Dave I can't say enough about my M7, fast, smooth draw for the speed and holds like a rock. I know some complain about the weight but I like heavy, heck I've got a 17oz weight on my b-stinger 12" on my M7 and just love the way it shoots. I'm shooting 31" draw 60lbs with the GT velocity 300s w/ 100 grain tips and it just loves them. Only had it shooting indoors out to 40, but have it stacking arrows, if you can't tell I'm pumped to get it out on the 3d range this summer.


----------



## catskinner (Jan 30, 2011)

A speed bow might help your score a little. If you are not confident in your ability to estimate the distance of your shot, you will continuously second guess yourself which leads to target panic. I think that if you spend a little time in the woods guessing the distance of random objects checking yourself with a rangefinder, you my friend, will notice a lot more tens on your scorecard regardless of what bow you shoot.

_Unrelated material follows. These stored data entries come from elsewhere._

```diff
+    const int en = list[w][j - (w == 0 ? 0 : (w == 1 ? n1 : (w == 2 ? n2 : n3)))];
+    const int s = en >> 6, c = en & 63;
+    const int i = s * DS_P + c + 1;
     uint32_t r = tq[i];
     float dist = 1e+10f, l0, a0, b0;
     unpack_lab(r, l0, a0, b0);
 #pragma unroll
     for (int k = 0; k < 9; k++) {
       const int q = i + (k / 3 - 1) * DS_P + k % 3 - 1;
-      if (tf[q] & 6) continue;
+      if (tf[q]) continue;
       float l1, a1, b1;
-      const uint32_t v = tq[q];
-      unpack_lab(v, l1, a1, b1);
+      const uint32_t v1 = tq[q];
+      unpack_lab(v1, l1, a1, b1);
       const float dx = l1 - l0, dy = a1 - a0, dz = b1 - b0;
       const float d = sqrtf(dx * dx + dy * dy + dz * dz);
-      if (d < dist) { r = v; dist = d; }
-    }
-    out[(y0 + i / DS_P - 1) * iw + x0 + i % DS_P - 1] = r;
+      if (d < dist) { r = v1; dist = d; }
+    }
+    atu(out, (unsigned)((y0 + s - 1) * iw + x0 + c)) = r;
   }
 }
 
```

Best of luck!


----------



## outdoorsdad4 (Feb 23, 2010)

Hopperton said:


> I dont know about the less then 280fps I have never been close enough to look. if you go to www.ibo.net they have all the rules listed for IBO.

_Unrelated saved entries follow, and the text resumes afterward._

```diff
@@ -230,18 +238,29 @@
             launch_baseconv(c, c.baseconv(src, dst, false), rows, conv_src, ext, nb, s_src, s_ext, s);
         }
         auto own = [&](int d, int tl) { return tl >= d * np && tl < std::min((d + 1) * np, L); };
+        NttFusion lf;
+        lf.pro = 4;
+        lf.limbs = T;
+        lf.last = conv_src;
+        lf.last_stride = s_src;
+        lf.last_rpp = np;
+        lf.ql_mod = 0;
         if (beta * T <= LSA_MAX_PERIOD) {
-            RowMap rm;
-            rm.period = beta * T;
+            RowMap rm, rl;
+            rm.period = rl.period = beta * T;
             for (int d = 0; d < beta; d++)
-                for (int tl = 0; tl < T; tl++) rm.mod_of[d * T + tl] = own(d, tl) ? LSA_ROW_SKIP : (unsigned char)c.qp_mod(L, tl);
-            launch_ntt(c, ext, ext, nb, s_ext, s_ext, beta * T, rm, false, s, nullptr, fused ? 1 : 3);
+                for (int tl = 0; tl < T; tl++) {
+                    const unsigned char m = own(d, tl) ? LSA_ROW_SKIP : (unsigned char)c.qp_mod(L, tl);
+                    rm.mod_of[d * T + tl] = lifted(d) ? LSA_ROW_SKIP : m;
+                    rl.mod_of[d * T + tl] = lifted(d) ? m : LSA_ROW_SKIP;
+                }
+            if (any_conv) launch_ntt(c, ext, ext, nb, s_ext, s_ext, beta * T, rm, false, s, nullptr, fused ? 1 : 3);
+            if (any_lift) launch_ntt(c, ext, ext, nb, s_ext, s_ext, beta * T, rl, false, s, &lf, fused ? 1 : 3);
             if (!fused) return;
             bool any = false;
             for (int i = 0; i < beta * T; i++) {
-                if (rm.mod_of[i] == LSA_ROW_SKIP) continue;
-                if (ks_fused_limb(c, L, i % T)) rm.mod_of[i] = LSA_ROW_SKIP;
-                else any = true;
+                rm.mod_of[i] = own(i / T, i % T) || ks_fused_limb(c, L, i % T) ? LSA_ROW_SKIP : (unsigned char)c.qp_mod(L, i % T);
+                any |= rm.mod_of[i] != LSA_ROW_SKIP;
             }
             if (any) launch_ntt(c, ext, ext, nb, s_ext, s_ext, beta * T, rm, false, s, nullptr, 2);
             return;
@@ -250,7 +269,9 @@
             RowMap rm;
             rm.period = T;
             for (int tl = 0; tl < T; tl++) rm.mod_of[tl] = own(d, tl) ? LSA_ROW_SKIP : (unsigned char)c.qp_mod(L, tl);
-            launch_ntt(c, ext + (size_t)d * T * N, ext + (size_t)d * T * N, nb, s_ext, s_ext, T, rm, false, s);
+            lf.last = conv_src + (size_t)d * np * N;
+            lf.ql_mod = d * np;
+            launch_ntt(c, ext + (size_t)d * T * N, ext + (size_t)d * T * N, nb, s_ext, s_ext, T, rm, false, s, lifted(d) ? &lf : nullptr);
         }
     }
 
diff --git a/lattisense_amd/device.py b/lattisense_amd/device.py
--- a/lattisense_amd/device.py
+++ b/lattisense_amd/device.py
@@ -88,6 +88,9 @@
         out = ctypes.c_int()
         check(lib().lsa_debug_key_switch_fused(self.h, level, key, ctypes.byref(out)))
         return bool(out.value)
+
+    def set_modup_lift(self, enable):
+        check(lib().lsa_set_modup_lift(self.h, int(enable)))
 
     def set_fp64_ntt(self, enable):
         check(lib().lsa_set_fp64_ntt(self.h, int(enable)))
```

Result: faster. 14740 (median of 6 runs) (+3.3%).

IBO rules allow you to shoot an under weight arrow if you can not achieve 280fps with a 5gpp arrow.


----------



## Scott07/OH (Feb 9, 2009)

Destroyer 340 shooting 330 fps. My twenty yard pin is very close to my thirty pin even with a long sight bar. I have not shot a whole bunch with this new set-up but that arrow barely drops out to thirty. I will keep you posted on what rings I stay in from misjudged yardages in the upcoming shoot next week.


----------



## jimb (Feb 17, 2003)

catskinner said:


> A speed bow might help your score a little. If you are not confident in your ability to estimate the distance of your shot, you will continuously second guess yourself which leads to target panic. I think that if you spend a little time in the woods guessing the distance of random objects checking yourself with a rangefinder, you my friend, will notice a lot more tens on your scorecard regardless of what bow you shoot. Best of luck!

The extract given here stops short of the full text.